1972 Japanese manufacturers introduce the world’s first consumer VTRs, and Tamura upplies power transformers for both the Beta format and the VHS format.
【Advancing Digitization】
1980 -1999 1984 The use of switching power supplies spreads in the second half of the 1970s, and Tamura begins external sales to cope with rising demand for high-frequency transformers for televisions and VTRs.
1985 Accompanying the arrival of laptop computers, switching external power adapters are introduced. Subsequently, production of adapters for mobile telephones, digital cameras, and other devices rapidly increases from the 1990s onward.
1994 Tamura succeeds in practical application of a piezoelectric transformer, using ceramics to achieve the functionality of a transformer. This paves the way for LCD backlight inverters used in laptop computers, which require thin components.
1995 Tamura develops solder paste for semiconductor packages, which is approved for use by a major U.S. semiconductor manufacturer the following year.
【Heightening of Environmental Consciousness】
2000 -2009 2000 Tamura implements comprehensive lead-free solutions to promptly comply with enforcement of the RoHS directive in 2006. The lead-free response for soldering systems is especially popular and swiftly propels Tamura to global market share leadership in reflow devices.
2003 Tamura audio mixing consoles and other digital broadcasting facilities are delivered to television stations in preparation for terrestrial digital broadcasting.
2008 Tamura begins mass production of energy-saving LED lights made possible by the fusion of LED application technologies developed for vending machine display buttons and power source technologies.
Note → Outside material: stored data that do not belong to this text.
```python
STRUCTS, PROTOTYPES = {}, {}
for _name in HEADERS:
    PROTOTYPES.update(parse_header(_read(_name), STRUCTS))
IO_HEADER = "rtv_hip_io.h"
IO_STRUCTS = dict(STRUCTS)
IO_PROTOTYPES = parse_header(_read(IO_HEADER), IO_STRUCTS)
IO_STRUCTS = {k: v for k, v in IO_STRUCTS.items() if k not in STRUCTS}
JPEG_HEADER = "rtv_hip_jpeg.h"
JPEG_STRUCTS = dict(STRUCTS)
JPEG_PROTOTYPES = parse_header(_read(JPEG_HEADER), JPEG_STRUCTS)
JPEG_STRUCTS = {k: v for k, v in JPEG_STRUCTS.items() if k not in STRUCTS}
JPEGDEC_HEADER = "rtv_hip_jpeg_decode.h"
JPEGDEC_STRUCTS = dict(STRUCTS)
JPEGDEC_PROTOTYPES = parse_header(_read(JPEGDEC_HEADER), JPEGDEC_STRUCTS)
JPEGDEC_STRUCTS = {k: v for k, v in JPEGDEC_STRUCTS.items() if k not in STRUCTS}
LORA_HEADER = "rtv_hip_lora.h"
LORA_STRUCTS = dict(STRUCTS)
LORA_PROTOTYPES = parse_header(_read(LORA_HEADER), LORA_STRUCTS)
LORA_STRUCTS = {k: v for k, v in LORA_STRUCTS.items() if k not in STRUCTS}
CROSS_FOLD_HEADER = "rtv_hip_cross_fold.h"
CROSS_FOLD_STRUCTS = dict(STRUCTS)
CROSS_FOLD_PROTOTYPES = parse_header(_read(CROSS_FOLD_HEADER), CROSS_FOLD_STRUCTS)
FP8_ROWS_HEADER = "rtv_hip_fp8_rows.h"
FP8_ROWS_PROTOTYPES = parse_header(_read(FP8_ROWS_HEADER), dict(STRUCTS))
ATTN_FP8_HEADER = "rtv_hip_attn_fp8.h"
ATTN_FP8_STRUCTS = dict(STRUCTS)
ATTN_FP8_PROTOTYPES = parse_header(_read(ATTN_FP8_HEADER), ATTN_FP8_STRUCTS)
ATTN_FP8_STRUCTS = {k: v for k, v in ATTN_FP8_STRUCTS.items() if k not in STRUCTS}
MXFP4_HEADER = "rtv_hip_mxfp4.h"
MXFP4_PROTOTYPES = parse_header(_read(MXFP4_HEADER), dict(STRUCTS))
MXFP6_HEADER = "rtv_hip_mxfp6.h"
MXFP6_PROTOTYPES = parse_header(_read(MXFP6_HEADER), dict(STRUCTS))
MX_ROTATE_HEADER = "rtv_hip_mx_rotate.h"
MX_ROTATE_PROTOTYPES = parse_header(_read(MX_ROTATE_HEADER), dict(STRUCTS))
MX_ROT_ACT_SHIFT, MX_ROT_WEIGHT_SHIFT, MX_ROT_MAX_SHIFT = (
    int(re.search(rf"^#define\s+RTV_MX_ROT_{n}_SHIFT\s+(\d+)", _read(MX_ROTATE_HEADER), flags=re.M).group(1)) for n in ("ACT", "WEIGHT", "MAX"))
LORA_MAX_ADAPTERS, LORA_MAX_RANK = (int(re.search(rf"^#define\s+RTV_LORA_MAX_{n}\s+(\d+)", _read(LORA_HEADER), flags=re.M).group(1))
                                    for n in ("ADAPTERS", "RANK"))
FRAMES_MAX = int(re.search(r"^#define\s+RTV_FRAMES_MAX\s+(\d+)", _read(IO_HEADER), flags=re.M).group(1))
ABI_VERSION = int(re.search(r"^#define\s+RTV_ABI_VERSION\s+(\d+)", _read(HEADERS[0]), flags=re.M).group(1))


def build(verbose=False):
    jobs = os.environ.get("MAX_JOBS") or str(min(16, len(os.sched_getaffinity(0)) if hasattr(os, "sched_getaffinity") else os.cpu_count() or 4))
    cmd = ["make", "-C", CSRC, "-j", jobs]
    res = subprocess.run(cmd, capture_output=True, text=True)
    if verbose or res.returncode != 0:
        print(res.stdout[-4000:])
        print(res.stderr[-4000:])
    if res.returncode != 0:
        raise RuntimeError("building librtv_hip.so failed")
    return LIB_PATH


def declared_symbols(lab=True):
    out = set()
    for name in HEADERS if lab else HEADERS[:1]:
        text = re.sub(r"/\*.*?\*/", "", _read(name), flags=re.S)
        out.update(re.findall(r"\b(rtv_[a-z0-9_]+)\s*\(", text))
    return sorted(out)


def load():
    global _lib
    if _lib is not None:
        return _lib
    if not os.path.exists(LIB_PATH):
        raise RuntimeError(
            f"{LIB_PATH} is missing: run `python -c 'import __graft_entry__ as g; g.build()'` "
            "(or `make -C realtime_video_amd/csrc`). There is no CPU fallback for the HIP path.")
    lib = ctypes.CDLL(LIB_PATH)
    for name, (restype, argtypes) in list(PROTOTYPES.items()) + list(IO_PROTOTYPES.items()) + list(JPEG_PROTOTYPES.items()) + list(JPEGDEC_PROTOTYPES.items()) + list(LORA_PROTOTYPES.items()) + list(CROSS_FOLD_PROTOTYPES.items()) + list(FP8_ROWS_PROTOTYPES.items()) + list(ATTN_FP8_PROTOTYPES.items()) + list(MXFP4_PROTOTYPES.items()) + list(MXFP6_PROTOTYPES.items()) + list(MX_ROTATE_PROTOTYPES.items()):
        fn = getattr(lib, name, None)
        if fn is None:
            if os.environ.get("RTV_LIB_PATH"):
                continue
            raise RuntimeError(f"librtv_hip.so does not export {name}")
        fn.restype, fn.argtypes = restype, argtypes
    have = lib.rtv_version()
    if have != ABI_VERSION:
        raise RuntimeError(f"{LIB_PATH} reports ABI revision {have}, include/rtv_hip.h declares RTV_ABI_VERSION {ABI_VERSION}: "
                           "rebuild the library (`make -C realtime_video_amd/csrc`)")
    _lib = lib
    return lib


def check(status, what):
    if status != 0:
        msg = load().rtv_last_error().decode("utf-8", "replace")
        raise RuntimeError(f"{what} failed (status {status}): {msg}")


def call(name, *args):
    check(getattr(load(), name)(*args), name)
```

realtime_video_amd/csrc/vae_decode.hip:

```cpp
#include "gemm_core.h"
#include "rtv_internal.h"

namespace rtv {

struct ConvParams;
int launch_conv(const ConvParams& p, hipStream_t stream);

constexpr int RN_CHUNKS = 3;
__global__ __launch_bounds__(256) void rmsnorm_silu_cl_kernel(const f16_t* __restrict__ x, f16_t* __restrict__ out,
                                                             const f16_t* __restrict__ gamma, int C,
                                                             int64_t npix, int apply_silu) {
  __shared__ float ssq[64];
  __shared__ float part[256 * RN_CHUNKS];
  const int G = C >> 3;
  const int ppb = (256 * RN_CHUNKS) / G;
  const int64_t pix0 = (int64_t)blockIdx.x * ppb;
  float v[RN_CHUNKS][8];
  int lp[RN_CHUNKS];
#pragma unroll
  for (int i = 0; i < RN_CHUNKS; ++i) {
    const int c = threadIdx.x + i * 256;
    lp[i] = c / G;
    const int64_t pix = pix0 + lp[i];
    float s = 0.f;
    if (pix < npix) {
      u32x4 raw = *(const u32x4*)(x + pix * C + (c - lp[i] * G) * 8);
#pragma unroll
      for (int j = 0; j < 4; ++j) {
        const uint32_t u = raw[j];
        unpack_f16x2(u, v[i][2 * j], v[i][2 * j + 1]);
        s += v[i][2 * j] * v[i][2 * j] + v[i][2 * j + 1] * v[i][2 * j + 1];
      }
    }
    part[c] = s;
  }
  __syncthreads();
  if ((int)threadIdx.x < ppb) {
    float t = 0.f;
    for (int k = 0; k < G; ++k) t += part[threadIdx.x * G + k];
    ssq[threadIdx.x] = t;
  }
  __syncthreads();
  const float sqrtC = sqrtf((float)C);
#pragma unroll
  for (int i = 0; i < RN_CHUNKS; ++i) {
    const int c = threadIdx.x + i * 256;
    const int64_t pix = pix0 + lp[i];
    if (pix < npix) {
      const int ch = (c - lp[i] * G) * 8;
      const float inv = sqrtC / fmaxf(sqrtf(ssq[lp[i]]), 1e-12f);
      u32x4 graw = *(const u32x4*)(gamma + ch);
      u32x4 o;
#pragma unroll
      for (int j = 0; j < 4; ++j) {
        const uint32_t gu = graw[j];
        float g0, g1;
        unpack_f16x2(gu, g0, g1);
        float a = v[i][2 * j] * inv * g0;
        float b = v[i][2 * j + 1] * inv * g1;
        if (apply_silu) {
          a = silu(a);
          b = silu(b);
        }
        o[j] = pack_f16x2(a, b);
      }
      *(u32x4*)(out + pix * C + ch) = o;
    }
  }
}
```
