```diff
 template <int OPT, bool FASTM, int INJ, int ILP>
 static void launch_fused4(Engine& e, FusedArgs& fa, int threads, size_t lds_base, size_t lds_samples) {
-#ifdef BBMPC_KERNEL_DBG
-    const size_t limit = 158 * 1024;
-#else
-    const size_t limit = 160 * 1024;
-#endif
+    if constexpr (fused_has_bound512<OPT, INJ, ILP>()) {
+        if (threads <= 512 && e.sw.fused_bound != 1024 && lds_base + lds_samples <= fused_lds_limit()) {
+            REQUIRE(threads <= 512, BBMPC_E_HIP, "internal: a 512-bounded k_fused_pendulum launched with more threads");
+            launch_fused5<OPT, FASTM, INJ, ILP, 512>(e, fa, threads, lds_base, lds_samples);
+            return;
+        }
+    }
+    REQUIRE(threads <= 1024, BBMPC_E_HIP, "internal: k_fused_pendulum launched with more than 1024 threads");
+    launch_fused5<OPT, FASTM, INJ, ILP, 1024>(e, fa, threads, lds_base, lds_samples);
+}
+
+template <int OPT, bool FASTM, int INJ, int ILP, int MAXT>
+static void launch_fused5(Engine& e, FusedArgs& fa, int threads, size_t lds_base, size_t lds_samples) {
+    const size_t limit = fused_lds_limit();
     if (lds_base + lds_samples <= limit) {
         fa.test_quit_agent = -1;
         if constexpr (INJ == 2 && FASTM && ILP == 1) {
             if (e.linger_launch && e.subset_n == 0 && fa.done_flag && e.tail.event == nullptr) {
-                auto fl = k_fused_pendulum<OPT, true, FASTM, INJ, ILP, true>;
-                note_inst(e, OPT, true, FASTM, INJ, ILP, true);
+                auto fl = k_fused_pendulum<OPT, true, FASTM, INJ, ILP, MAXT, true>;
+                note_inst(e, OPT, true, FASTM, INJ, ILP, MAXT, true);
                 ensure_max_lds((const void*)fl, (int)limit);
                 if (e.rec != kCompletionRecordFloats) throw HipError(BBMPC_E_HIP, "internal: the resident pendulum kernel's record is not 5 floats");
                 for (int a = 0; a < e.A; ++a) {
@@ -72,8 +95,8 @@
             }
         }
         if (e.subset_n > 0) {
-            auto fs = k_fused_pendulum<OPT, true, FASTM, INJ, ILP>;
-            note_inst(e, OPT, true, FASTM, INJ, ILP, false);
+            auto fs = k_fused_pendulum<OPT, true, FASTM, INJ, ILP, MAXT>;
+            note_inst(e, OPT, true, FASTM, INJ, ILP, MAXT, false);
             ensure_max_lds((const void*)fs, (int)limit);
             fa.amap = reinterpret_cast<const int*>(e.sync_dev(e.amap_host()));
             hipLaunchKernelGGL(fs, dim3(e.subset_n), dim3(threads), lds_base + lds_samples, e.stream, fa);
@@ -81,14 +104,16 @@
             e.subset_n = 0;
             return;
         }
-        auto fn = k_fused_pendulum<OPT, true, FASTM, INJ, ILP>;
-        note_inst(e, OPT, true, FASTM, INJ, ILP, false);
+        auto fn = k_fused_pendulum<OPT, true, FASTM, INJ, ILP, MAXT>;
+        note_inst(e, OPT, true, FASTM, INJ, ILP, MAXT, false);
         ensure_max_lds((const void*)fn, (int)limit);
         launch_with_tail(e, fn, dim3(e.A), dim3(threads), lds_base + lds_samples, fa);
+    } else if constexpr (MAXT == 1024) {
+        auto fn = k_fused_pendulum<OPT, false, FASTM, INJ, ILP>;
+        note_inst(e, OPT, false, FASTM, INJ, ILP, 1024, false);
+        launch_with_tail(e, fn, dim3(e.A), dim3(threads), lds_base, fa);
     } else {
-        auto fn = k_fused_pendulum<OPT, false, FASTM, INJ, ILP>;
-        note_inst(e, OPT, false, FASTM, INJ, ILP, false);
-        launch_with_tail(e, fn, dim3(e.A), dim3(threads), lds_base, fa);
+        throw HipError(BBMPC_E_HIP, "internal: the samples-in-global k_fused_pendulum has no 512-thread form");
     }
     HIP_CHECK(hipGetLastError());
 }
@@ -221,6 +246,7 @@
         }
     }
     const bool use_pf = pf_mode == 1 && fa.inj == nullptr && pf_nit > 0;
+    REQUIRE(!use_pf || U == 1, BBMPC_E_HIP, "internal: prefetched draws need U == 1");
     if (use_pf) {
         const int64_t c = (int64_t)step / pf_steps;
         const int pb = (int)(c & 1), nb = pb ^ 1;
diff --git a/blackbox_mpc_amd/csrc/engine.hpp b/blackbox_mpc_amd/csrc/engine.hpp
--- a/blackbox_mpc_amd/csrc/engine.hpp
+++ b/blackbox_mpc_amd/csrc/engine.hpp
@@ -169,6 +169,7 @@
         int refit_wgs = 0;
         int mlp_wave = 1;
         int linger_us = 200;
+        int fused_bound = 0;
         int balance = 0;
         int ilp = 1;
         bool refit_v1 = false;
diff --git a/blackbox_mpc_amd/csrc/kernels_fused.hpp b/blackbox_mpc_amd/csrc/kernels_fused.hpp
--- a/blackbox_mpc_amd/csrc/kernels_fused.hpp
+++ b/blackbox_mpc_amd/csrc/kernels_fused.hpp
@@ -84,8 +84,12 @@
 #ifndef BBMPC_FUSED_ACTIONS_AHEAD
 #define BBMPC_FUSED_ACTIONS_AHEAD 1
 #endif
-template <int OPT, bool SAMPLES_LDS, bool FASTM, int INJ, int ILP, bool LINGER = false>
-__global__ void k_fused_pendulum(FusedArgs p) {
+#ifndef BBMPC_FUSED_EARLY_TAIL
+#define BBMPC_FUSED_EARLY_TAIL 1
+#endif
+template <int OPT, bool SAMPLES_LDS, bool FASTM, int INJ, int ILP, int MAXT = 1024, bool LINGER = false>
+__global__ __launch_bounds__(MAXT) void k_fused_pendulum(FusedArgs p) {
+    static_assert(MAXT == 512 || MAXT == 1024, "k_fused_pendulum: a launch bound of 512 or 1024 threads");
     extern __shared__ __attribute__((aligned(16))) float smem[];
     const int a = p.amap ? p.amap[blockIdx.x] : (int)blockIdx.x;
     const int tid = threadIdx.x;
@@ -162,10 +166,12 @@
         fa.key.q_per_agent = 1;
         return exploration_noise(fa, a, 0, lo, hi);
     };
+    constexpr bool EARLY_TAIL = BBMPC_FUSED_EARLY_TAIL && MAXT == 512 && OPT == FOPT_CEM;
     const bool tail_lanes = LINGER ? tid < 64 : tid == 0;
     auto tail = [&](float act_in) {
         BB_DBG(38);
         float s[3] = {s0, s1, s2};
+        if constexpr (EARLY_TAIL) asm volatile("" : "+v"(s[0]), "+v"(s[1]), "+v"(s[2]));
         float act[1];
         act[0] = add_noise_s ? exploration_apply(act_in, noise_term(), lo, hi) : act_in;
         BB_DBG(35);
@@ -231,7 +237,7 @@
                     [[maybe_unused]] gvec4sp mine4 = nullptr;
                     [[maybe_unused]] gvec4s cur4 = {1.0f, 1.0f, 1.0f, 1.0f};
                     if constexpr (INJ == 2) {
-                        mine4 = (gvec4sp)(reinterpret_cast<const float4*>(inj_s) + noise_block_index(it, p.A, a, p.Nst, n, nb4));
+                        mine4 = (gvec4sp)(reinterpret_cast<const float4*>(inj_s) + noise_block_index(it, p.A, a, p.Nst, n, (p.HU + 3) >> 2));
                         if (n == tid) cur4 = pf0;
                         else cur4 = mine4[0];
                     }
@@ -484,6 +490,7 @@
                 int ei[EC];
 #pragma unroll
                 for (int i = 0; i < EC; ++i) ei[i] = (small_k && sub + 16 * i < p.k) ? eidx[sub + 16 * i] : -1;
+                [[maybe_unused]] float mean_row0 = 0.0f;
                 for (int j = tid >> 4; j < ((p.HU + 3) & ~3); j += nthr >> 4) {
                     const bool live = j < p.HU;
                     const float* row = samp + (size_t)(live ? j : 0) * p.Nst;
@@ -520,9 +527,15 @@
                         mean[j] = m;
                         var[j] = v;
                         sigma[j] = cem_sigma(m, v, lo, hi);
+                        if constexpr (EARLY_TAIL) { if (j == 0) mean_row0 = m; }
                     }
                 }
                 if (it == 0) BB_DBG(33);
+                if constexpr (EARLY_TAIL) {
+                    if (it + 1 == p.iters && tail_lanes) {
+                        tail(__int_as_float(__builtin_amdgcn_readfirstlane(__float_as_int(mean_row0))));
+                    }
+                }
                 __syncthreads();
                 action0 = mean[0];
             } else if (OPT == FOPT_PI2) {
@@ -599,7 +612,7 @@
 #ifdef BBMPC_KERNEL_DBG
         if (p.dbg && tid == 0 && a == 0) dbg_lds[41] = (long long)clock64();
 #endif
-        if (tail_lanes) tail(action0);
+        if (tail_lanes && !(EARLY_TAIL && p.iters > 0)) tail(action0);
         if (OPT != FOPT_RS) {
             for (int j = tid; j < p.HU; j += nthr) {
                 p.mean_out[a * p.HU + j] = mean[j];
```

2009 The era of practical hybrid vehicles arrives. Tamura reactors are adopted for use in hybrid vehicles, and mass production begins.

【Soaring Popularity of Smartphones and Expansion into the Energy Market】

2010 Tamura develops resists for black absorbers and FPCs and applies them to smartphones and tablets.
2010 Tamura enters the market for large transformers and reactors used in renewable energy, railway, plant, power transmission and distribution, and other applications on a full-scale basis.
2011 Tamura, the market share leader in deliveries of audio mixing consoles to Japanese broadcast stations, releases the NT880, the top-of-the line digital audio mixing console, which achieves high-speed audio processing, compactness, and low power consumption.
2013 Tamura achieves the world’s first gallium oxide (Ga2O3) MOS transistor, opening the way to practical application of innovative next-generation semiconductor power devices from Japan.